===== Records provided

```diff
+    @staticmethod
+    @once_differentiable
+    @_amp_bwd
+    def backward(ctx, *dys):
+        be = get_backend()
+        x, *wuvs = ctx.saved_tensors
+        n = ctx.n
+        ws, us, vs, sigmas = list(wuvs[0::4]), list(wuvs[1::4]), list(wuvs[2::4]), list(wuvs[3::4])
+        _check_wgen(ctx.wgen, *ws)
+        B, S, D = x.shape
+        S2 = ws[0].shape[0]
+        live = [g for g in range(n) if dys[g] is not None]
+        dy = {g: _c(dys[g]) for g in live}
+        sub = lambda ts: [ts[g] for g in live]
+        grads = [None] * (4 * n)
+        dx = None
+        if ctx.needs_input_grad[0]:
+            if not live:
+                dx = torch.zeros_like(x)
+            else:
+                dx = torch.empty_like(x)
+                if seq_linear_route(be, "dgrad", S2, S, D, len(live), x, *sub(dy)):
+                    be.seq_linear_dgrad(sub(dy), sub(ws), sub(sigmas), dx, B, S2, S, D)
+                else:
+                    for i, g in enumerate(live):
+                        _seq_dgrad(be, dy[g], ws[g], sigmas[g], dx, B, S2, S, D, accumulate=i > 0)
+        if live:
+            Gs = {g: _zeros_big(ws[g].shape, ws[g]) for g in live}
+            if seq_linear_route(be, "wgrad", S2, S, D, len(live), x, *sub(dy)):
+                be.seq_linear_wgrad(sub(dy), x, sub(Gs), B, S2, S, D)
+            else:
+                for g in live:
+                    _seq_wgrad(be, dy[g], x, Gs[g], B, S2, S, D)
+            for g in live:
+                grads[4 * g] = _sn_wbwd(be, Gs[g], ws[g], us[g], vs[g], sigmas[g], defer=ctx.defer[g])[0]
+        return (dx, *grads)
+
+
+def seq_linear_group(x, lins):
+    pack = [t for lin in lins for t in (lin.weight_orig, lin.weight_u, lin.weight_v, lin.sigma())]
+    ws = pack[0::4]
+    S2, S = ws[0].shape
+    if (SEQ_LINEAR and len(lins) > 1 and hasattr(get_backend(), "seq_linear_fwd") and x.dim() == 3 and x.shape[1] == S
+            and all(w.shape == (S2, S) for w in ws) and effective_precision() == "fp32"
+            and all(t.dtype == torch.float32 for t in (x, *ws, *pack[3::4]))):
+        return list(SeqLinearGroupFn.apply(x, *pack))
+    return [SeqLinearFn.apply(x, *pack[4 * i:4 * i + 4]) for i in range(len(lins))]
 
 
 class RopeFn(Function):
diff --git a/include/calm_vit.h b/include/calm_vit.h
--- a/include/calm_vit.h
+++ b/include/calm_vit.h
@@ -387,6 +387,15 @@
                      const float* row_stats, const float* dloss , float* dlogits ,
                      int32_t B, int32_t C, void* stream);
 
+int calm_seq_linear_supported(int32_t S2, int32_t S, int32_t D, int32_t G);
+int64_t calm_seq_linear_scratch_floats(int32_t B, int32_t S2, int32_t S, int32_t D, int32_t G);
+int calm_seq_linear_fwd(const float* x, const float* const* w, const float* const* sigma, float* const* y, int32_t G,
+                        int32_t B, int32_t S2, int32_t S, int32_t D, void* stream);
+int calm_seq_linear_dgrad(const float* const* dy, const float* const* w, const float* const* sigma, float* dx, int32_t G,
+                          int32_t B, int32_t S2, int32_t S, int32_t D, void* stream);
+int calm_seq_linear_wgrad(const float* const* dy, const float* x, float* const* gr, int32_t G, int32_t B, int32_t S2,
+                          int32_t S, int32_t D, int32_t accumulate, float* partials, int64_t partials_floats, void* stream);
+
 #ifdef __cplusplus
 }
 #endif
```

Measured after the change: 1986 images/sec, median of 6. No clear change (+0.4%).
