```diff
+    LKB_CUDA_CHECK(cudaFuncSetAttribute(nufft2_cols_list_kernel<PA>, cudaFuncAttributeMaxDynamicSharedMemorySize, (int)smem));
+    LKB_LAUNCH_SMEM(grid, V2_THREADS, smem, st, nufft2_cols_list_kernel<PA>)(G, T, n1max, tb.tw_a, tb.t_hi, tb.t_lo, nc);
+  } else {
+    LKB_CUDA_CHECK(cudaFuncSetAttribute(nufft2_cols_kernel<PA>, cudaFuncAttributeMaxDynamicSharedMemorySize, (int)smem));
+    LKB_LAUNCH_SMEM(grid, V2_THREADS, smem, st, nufft2_cols_kernel<PA>)(G, T, n1max, tb.tw_a, tb.t_hi, tb.t_lo);
+  }
   LKB_LAUNCH_CHECK();
   return LKB_OK;
 }
 template <int PA, class CT>
 int v2_rows_pa(const CT* T, int B, const V2TablesT<CT>& tb, const V2Finish* fa, CT* Zout, int nk2_keep, cudaStream_t st,
                V2Count nc) {
-  const size_t smem = (size_t)(2 * V2_R) * V2_LSB * sizeof(CT);
-  const dim3 grid((unsigned)((1 << PA) / (2 * V2_R)), (unsigned)B);
+  constexpr int NG = (1 << PA) / (2 * V2_R);
   if constexpr (sizeof(CT) == 16) {
-    if (nc.count && fa) {
-      LKB_CUDA_CHECK(cudaFuncSetAttribute(nufft2_rows_list_kernel<PA>, cudaFuncAttributeMaxDynamicSharedMemorySize, (int)smem));
-      LKB_LAUNCH_SMEM(grid, V2_THREADS, smem, st, nufft2_rows_list_kernel<PA>)(T, tb.tw_b, *fa, nc);
-      LKB_LAUNCH_CHECK();
-      return LKB_OK;
-    }
-  }
-  LKB_CUDA_CHECK(cudaFuncSetAttribute(nufft2_rows_kernel<PA, 1, CT>, cudaFuncAttributeMaxDynamicSharedMemorySize, (int)smem));
-  LKB_CUDA_CHECK(cudaFuncSetAttribute(nufft2_rows_kernel<PA, 2, CT>, cudaFuncAttributeMaxDynamicSharedMemorySize, (int)smem));
-  if (fa) LKB_LAUNCH_SMEM(grid, V2_THREADS, smem, st, nufft2_rows_kernel<PA, 1, CT>)(T, tb.tw_b, *fa, nullptr, 0);
-  else LKB_LAUNCH_SMEM(grid, V2_THREADS, smem, st, nufft2_rows_kernel<PA, 2, CT>)(T, tb.tw_b, V2Finish(), Zout, nk2_keep);
+    const size_t smem = (size_t)(2 * V2_R) * V2_LSB * sizeof(CT);
+    LKB_CUDA_CHECK(cudaFuncSetAttribute(nufft2_rows_list_kernel<PA>, cudaFuncAttributeMaxDynamicSharedMemorySize, (int)smem));
+    LKB_LAUNCH_SMEM(dim3((unsigned)NG, (unsigned)B), V2_THREADS, smem, st, nufft2_rows_list_kernel<PA>)(T, tb.tw_b, *fa, nc);
+  } else {
+    const size_t smem = v2_ring_smem(2 * V2_R * V2_LSB);
+    const unsigned grid = v2_ring_ctas((int64_t)B * NG);
+    LKB_CUDA_CHECK(cudaFuncSetAttribute(nufft2_rows_ring_kernel<PA, 1>, cudaFuncAttributeMaxDynamicSharedMemorySize, (int)smem));
+    LKB_CUDA_CHECK(cudaFuncSetAttribute(nufft2_rows_ring_kernel<PA, 2>, cudaFuncAttributeMaxDynamicSharedMemorySize, (int)smem));
+    if (fa) LKB_LAUNCH_SMEM(grid, 2 * V2_THREADS, smem, st, nufft2_rows_ring_kernel<PA, 1>)(T, tb.tw_b, *fa, nullptr, 0, B);
+    else LKB_LAUNCH_SMEM(grid, 2 * V2_THREADS, smem, st, nufft2_rows_ring_kernel<PA, 2>)(T, tb.tw_b, V2Finish(), Zout, nk2_keep, B);
+  }
   LKB_LAUNCH_CHECK();
   return LKB_OK;
 }
diff --git a/lightkurve_b200/csrc/ptx.cuh b/lightkurve_b200/csrc/ptx.cuh
--- a/lightkurve_b200/csrc/ptx.cuh
+++ b/lightkurve_b200/csrc/ptx.cuh
@@ -1,4 +1,5 @@
 #pragma once
+#if !defined(LKB_CUDA_EMU)
 #include <stdint.h>
 #include <cuda.h>
 
@@ -57,6 +58,25 @@
     if (ns) __nanosleep(ns);
   }
 }
+
+__device__ __forceinline__ int tid_x() {
+  int t;
+  asm volatile("mov.u32 %0, %%tid.x;" : "=r"(t));
+  return t;
+}
+
+__device__ __forceinline__ void bar_sync_named(int id, int nthreads) {
+  asm volatile("bar.sync %0, %1;" ::"r"(id), "r"(nthreads) : "memory");
+}
+__device__ __forceinline__ void cp_async_8(void* dst_smem, const void* src_gmem, uint32_t src_bytes) {
+  asm volatile("cp.async.ca.shared.global [%0], [%1], 8, %2;" ::"r"(smem_u32(dst_smem)), "l"(src_gmem), "r"(src_bytes)
+               : "memory");
+}
+__device__ __forceinline__ void cp_async_mbar_arrive_noinc(uint64_t* bar) {
+  asm volatile("cp.async.mbarrier.arrive.noinc.shared::cta.b64 [%0];" ::"r"(smem_u32(bar)) : "memory");
+}
+
+__device__ __forceinline__ void cp_async_wait_all() { asm volatile("cp.async.wait_all;" ::: "memory"); }
 
 __device__ __forceinline__ void fence_proxy_async_smem() {
   asm volatile("fence.proxy.async.shared::cta;" ::: "memory");
@@ -202,3 +222,64 @@
 
 }
 }
+
+#else
+#include <stdint.h>
+#include <string.h>
+#include <condition_variable>
+#include <mutex>
+
+namespace lkb {
+namespace ptx {
+struct EmuSync {
+  std::mutex m;
+  std::condition_variable cv;
+  int arrived[16] = {};
+  long generation[16] = {};
+};
+inline EmuSync& emu_sync() {
+  static EmuSync s;
+  return s;
+}
+inline int tid_x() { return (int)threadIdx.x; }
+inline void bar_sync_named(int id, int nthreads) {
+  EmuSync& e = emu_sync();
+  std::unique_lock<std::mutex> lk(e.m);
+  const long gen = e.generation[id];
+  if (++e.arrived[id] == nthreads) {
+    e.arrived[id] = 0;
+    ++e.generation[id];
+    e.cv.notify_all();
+    return;
+  }
+  e.cv.wait(lk, [&] { return gen != e.generation[id]; });
+}
+inline void mbar_init(uint64_t* bar, uint32_t count) {
+  std::lock_guard<std::mutex> lk(emu_sync().m);
+  *bar = (uint64_t)count | ((uint64_t)count << 32);
+}
+inline void mbar_arrive(uint64_t* bar) {
+  EmuSync& e = emu_sync();
+  std::lock_guard<std::mutex> lk(e.m);
+  const uint64_t count = *bar & 0xffffffffull, phase = *bar >> 63, pending = ((*bar >> 32) & 0x7fffffffull) - 1;
+  if (pending == 0) {
+    *bar = count | (count << 32) | ((phase ^ 1ull) << 63);
+    e.cv.notify_all();
+  } else {
+    *bar = count | (pending << 32) | (phase << 63);
+  }
+}
+inline void mbar_wait(uint64_t* bar, uint32_t parity) {
+  EmuSync& e = emu_sync();
+  std::unique_lock<std::mutex> lk(e.m);
+  e.cv.wait(lk, [&] { return (uint32_t)(*bar >> 63) != (parity & 1u); });
+}
+inline void cp_async_8(void* dst_smem, const void* src_gmem, uint32_t src_bytes) {
+  memset(dst_smem, 0, 8);
+  if (src_bytes) memcpy(dst_smem, src_gmem, src_bytes);
+}
+inline void cp_async_mbar_arrive_noinc(uint64_t* bar) { mbar_arrive(bar); }
+inline void cp_async_wait_all() {}
+}
+}
+#endif
```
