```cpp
int dslash_sweep(qexhip_ctx *c, DevField &out, DevField &in, int parity, const DslashOpts &o) {
  const Geom &g = c->g;
  if (!c->W) { qexhip_set_error("staggered links not set (qexhip_stag_set_links)"); return -3; }
  DslashArgs A;
  memset(&A, 0, sizeof A);
  A.g = g;
  if (c->recon) {
    A.W = c->Wc + (size_t)parity * g.ntile * c->ndir * (c->recon == 1 ? 384 : 448);
    A.S = c->Ws + (size_t)parity * g.ntile * c->ndir;
  } else if (c->lres) {
    A.W = c->Wc + (size_t)parity * g.ntile * c->ndir * LR_ROW;
    A.S = c->Wm + (size_t)parity * (2 + g.ntile * c->ndir * 2) + 2;
  } else {
    A.W = c->W + (size_t)parity * g.ntile * c->ndir * 576;
    A.S = nullptr;
  }
  A.in = in.par(1 - parity);
  A.out = out.par(parity);
  A.rin = o.rin ? o.rin->par(parity) : nullptr;
  A.xs = o.xs ? o.xs->par(parity) : nullptr;
  A.ca = o.ca; A.cb = o.cb;
  A.sgn = o.neg ? -1.0 : 1.0;
  A.post = o.post;
  A.parity = parity;
  A.partials = c->partials;
  A.done = o.done;
// ... 54 lines not shown
```

qex_amd/csrc/dslash_core.h:

```cpp
#pragma once
#include <hip/hip_runtime.h>
#include "link_residual.h"

typedef double d2v __attribute__((ext_vector_type(2)));

template <bool SUB>
__device__ __forceinline__ void mv3(double2 acc[3], const double2 U[9], const double2 v[3]) {
#pragma unroll
  for (int i = 0; i < 3; i++) {
#pragma unroll
    for (int j = 0; j < 3; j++) {
      if (!SUB) {
        acc[i].x += U[3 * i + j].x * v[j].x;
        acc[i].x -= U[3 * i + j].y * v[j].y;
        acc[i].y += U[3 * i + j].x * v[j].y;
        acc[i].y += U[3 * i + j].y * v[j].x;
      } else {
        acc[i].x -= U[3 * i + j].x * v[j].x;
        acc[i].x += U[3 * i + j].y * v[j].y;
        acc[i].y -= U[3 * i + j].x * v[j].y;
        acc[i].y -= U[3 * i + j].y * v[j].x;
      }
    }
  }
// ... 24 lines not shown
__device__ __forceinline__ void recon_row2_res(double2 U[9], const double2 *row, const unsigned long long *m, const unsigned long long *hdr,
                                               size_t fr, int lane) {
  const uint64_t lo = __builtin_nontemporal_load((const uint64_t *)(row + LR_RES) + lane);
  const uint32_t hi = __builtin_nontemporal_load((const uint32_t *)(row + LR_RES + 32) + lane);
  double2 r2[3];
  lr_decode(U, (m[0] >> lane) & 1ull, lo, hi, r2);
  if ((m[1] >> lane) & 1ull) {
    const double2 *wf = (const double2 *)(uintptr_t)hdr[0] + fr;
#pragma unroll
    for (int k = 0; k < 3; k++) r2[k] = wf[(6 + k) * 64];
  }
#pragma unroll
  for (int k = 0; k < 3; k++) U[6 + k] = r2[k];
}

template <int RECON>
__device__ __forceinline__ void load_link(double2 U[9], const double2 *w, const unsigned long long *sm, int lane) {
  constexpr int NLOAD = RECON == 1 ? 6 : (RECON == 2 ? 7 : 9);
#pragma unroll
  for (int k = 0; k < NLOAD; k++) U[k] = w[k * 64];
  if (RECON == 1) recon_row2<1>(U, (*sm >> lane) & 1ull);
  else if (RECON == 2) recon_row2<2>(U, false);
}
```

qex_amd/csrc/layout.hip:

```cpp
#include <algorithm>
#include <vector>
#include "qexhip_internal.h"
#include "site_index.h"
#include "link_residual.h"
#include <cstring>

int geom_init(Geom &g, const int X[4], int depth, int halo) {
  for (int i = 0; i < 4; i++) {
    if (X[i] < 2 || (X[i] & 1)) { qexhip_set_error("local lattice extents must be even and >= 2 (got %d in dim %d)", X[i], i); return -1; }
    if (X[i] > 1024) { qexhip_set_error("local lattice extents above 1024 are not supported (got %d in dim %d)", X[i], i); return -1; }
    g.X[i] = X[i];
  }
  g.Xh = X[0] / 2;
  g.V = X[0] * X[1] * X[2] * X[3];
  g.Vh = g.V / 2;
  g.F = g.Xh * X[1] * X[2];
  g.ntile = (g.Vh + QEXHIP_TILE - 1) / QEXHIP_TILE;
  g.halo = halo;
  g.depth = halo ? depth : 0;
  if (halo) {
    if (g.F % QEXHIP_TILE) { qexhip_set_error("sharding in t needs X*Y*Z/2 to be a multiple of 64 (got %d)", g.F); return -1; }
    if (X[3] < 3) { qexhip_set_error("sharding in t needs a local t extent >= 3"); return -1; }
    g.gtile = 3 * g.F / QEXHIP_TILE;
  } else {
// ... 196 lines not shown
  bool neg;
  uint64_t lo;
  uint32_t hi;
  const bool ok = lr_encode(u, &neg, &lo, &hi);
  ((uint64_t *)(Wc + row * LR_ROW + LR_RES))[l] = lo;
  ((uint32_t *)(Wc + row * LR_ROW + LR_RES + 32))[l] = hi;
  const unsigned long long sgn = __ballot(neg), esc = __ballot(!ok);
  if (l == 0) {
    unsigned long long *m = Wm + 2 * (row + row / prows + 1);
    m[0] = sgn;
    m[1] = esc;
    if (esc) atomicAdd(nesc, (unsigned int)__popcll(esc));
  }
}

int link_residual_host(const double2 *u, long n, unsigned char *escaped, double2 *row2) {
  for (long i = 0; i < n; i++) {
    bool neg;
    uint64_t lo;
    uint32_t hi;
    const bool ok = lr_encode(u + 9 * i, &neg, &lo, &hi);
    if (escaped) escaped[i] = !ok;
    if (row2) lr_decode(u + 9 * i, neg, lo, hi, row2 + 3 * i);
  }
  return 0;
}

int links_compress(qexhip_ctx *c) {
  const Geom &g = c->g;
  c->links_gen++;
  c->recon = 0;
  c->lres = 0; c->lres_esc = 0;
  if (!c->opt_recon || !c->W) return 0;
  const size_t nrows = (size_t)2 * g.ntile * c->ndir;
  if (c->Wc_rows < nrows) {
    if (c->Wc) HIPCHK(hipFree(c->Wc));
    if (c->Ws) HIPCHK(hipFree(c->Ws));
    HIPCHK(hipMalloc((void **)&c->Wc, nrows * 448 * sizeof(double2)));
// ... 4 lines not shown
  const unsigned nblk = (unsigned)((nrows * 64 + 255) / 256);
  for (int fmt = 1; fmt <= 2; fmt++) {
    if (fmt == 2 && c->opt_recon == 1) break;
    HIPCHK(hipMemsetAsync(flag, 0, sizeof(unsigned int), c->stream));
    if (fmt == 1) k_links_compress<1><<<nblk, 256, 0, c->stream>>>(nrows, c->W, c->Wc, c->Ws, flag);
    else k_links_compress<2><<<nblk, 256, 0, c->stream>>>(nrows, c->W, c->Wc, c->Ws, flag);
    HIPCHK(hipGetLastError());
    unsigned int bits = 0;
    HIPCHK(hipMemcpyAsync(&bits, flag, sizeof(bits), hipMemcpyDeviceToHost, c->stream));
    HIPCHK(hipStreamSynchronize(c->stream));
    float dev;
    memcpy(&dev, &bits, sizeof(dev));
    if (fmt == 1 || dev <= 5e-14f) c->recon_dev = dev;
    if (dev <= 5e-14f) { c->recon = fmt; break; }
  }
  if (!c->recon && c->opt_lossless && c->ndir == 8) {
    if (!c->Wm || c->Wm_rows < nrows) {
      if (c->Wm) HIPCHK(hipFree(c->Wm));
      c->Wm = nullptr; c->Wm_rows = 0;
      HIPCHK(hipMalloc((void **)&c->Wm, (nrows + 2) * 2 * sizeof(unsigned long long)));
      c->Wm_rows = nrows;
    }
    const size_t prows = nrows / 2;
    HIPCHK(hipMemsetAsync(flag, 0, sizeof(unsigned int), c->stream));
    k_links_residual<<<nblk, 256, 0, c->stream>>>(nrows, prows, c->W, c->Wc, c->Wm, flag);
    HIPCHK(hipGetLastError());
    unsigned int nesc = 0;
    HIPCHK(hipMemcpyAsync(&nesc, flag, sizeof(nesc), hipMemcpyDeviceToHost, c->stream));
    const unsigned long long hdr[2][2] = {{(unsigned long long)(uintptr_t)c->W, 0}, {(unsigned long long)(uintptr_t)(c->W + prows * 576), 0}};
    for (int p = 0; p < 2; p++) HIPCHK(hipMemcpyAsync(c->Wm + p * 2 * (prows + 1), hdr[p], sizeof hdr[p], hipMemcpyHostToDevice, c->stream));
    HIPCHK(hipStreamSynchronize(c->stream));
    c->lres_esc = nesc;
    if ((double)nesc <= 0.01 * (double)(nrows * 64)) c->lres = 1;
  }
  return 0;
}

__global__ void __launch_bounds__(256) k_links_from_nat(Geom g, const double2 *__restrict__ N, double2 *W, int ndir, int dbase, int hop) {
  int i = blockIdx.x * 256 + threadIdx.x;
  if (i >= g.V) return;
  int p = i >= g.Vh, c = i - p * g.Vh;
  SiteXYZT s = site_coord(g, c, p);
  double2 *w = W + ((size_t)p * g.ntile + (c >> 6)) * ndir * 576 + (c & 63);
  for (int mu = 0; mu < 4; mu++) {
    const double2 *U = N + (((size_t)p * g.etile + (c >> 6)) * 4 + mu) * 576 + (c & 63);
    double2 *wf = w + (size_t)(dbase + 2 * mu) * 576;
    for (int k = 0; k < 9; k++) wf[k * 64] = U[k * 64];
    int cb;
// ... 167 lines not shown
```

qex_amd/csrc/qexhip_internal.h:

```cpp
#pragma once
#include <hip/hip_runtime.h>
#include <cstdint>
#include <cstdio>
#include <string>
#include <vector>
#include <map>
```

==========

▶ [Instructions for the task]: Copy out, from the data above, each line where the string "hipMemcpyDeviceToHost" is present.

▶ [Completed exercise]:
    HIPCHK(hipMemcpyAsync(&bits, flag, sizeof(bits), hipMemcpyDeviceToHost, c->stream));
    HIPCHK(hipMemcpyAsync(&nesc, flag, sizeof(nesc), hipMemcpyDeviceToHost, c->stream));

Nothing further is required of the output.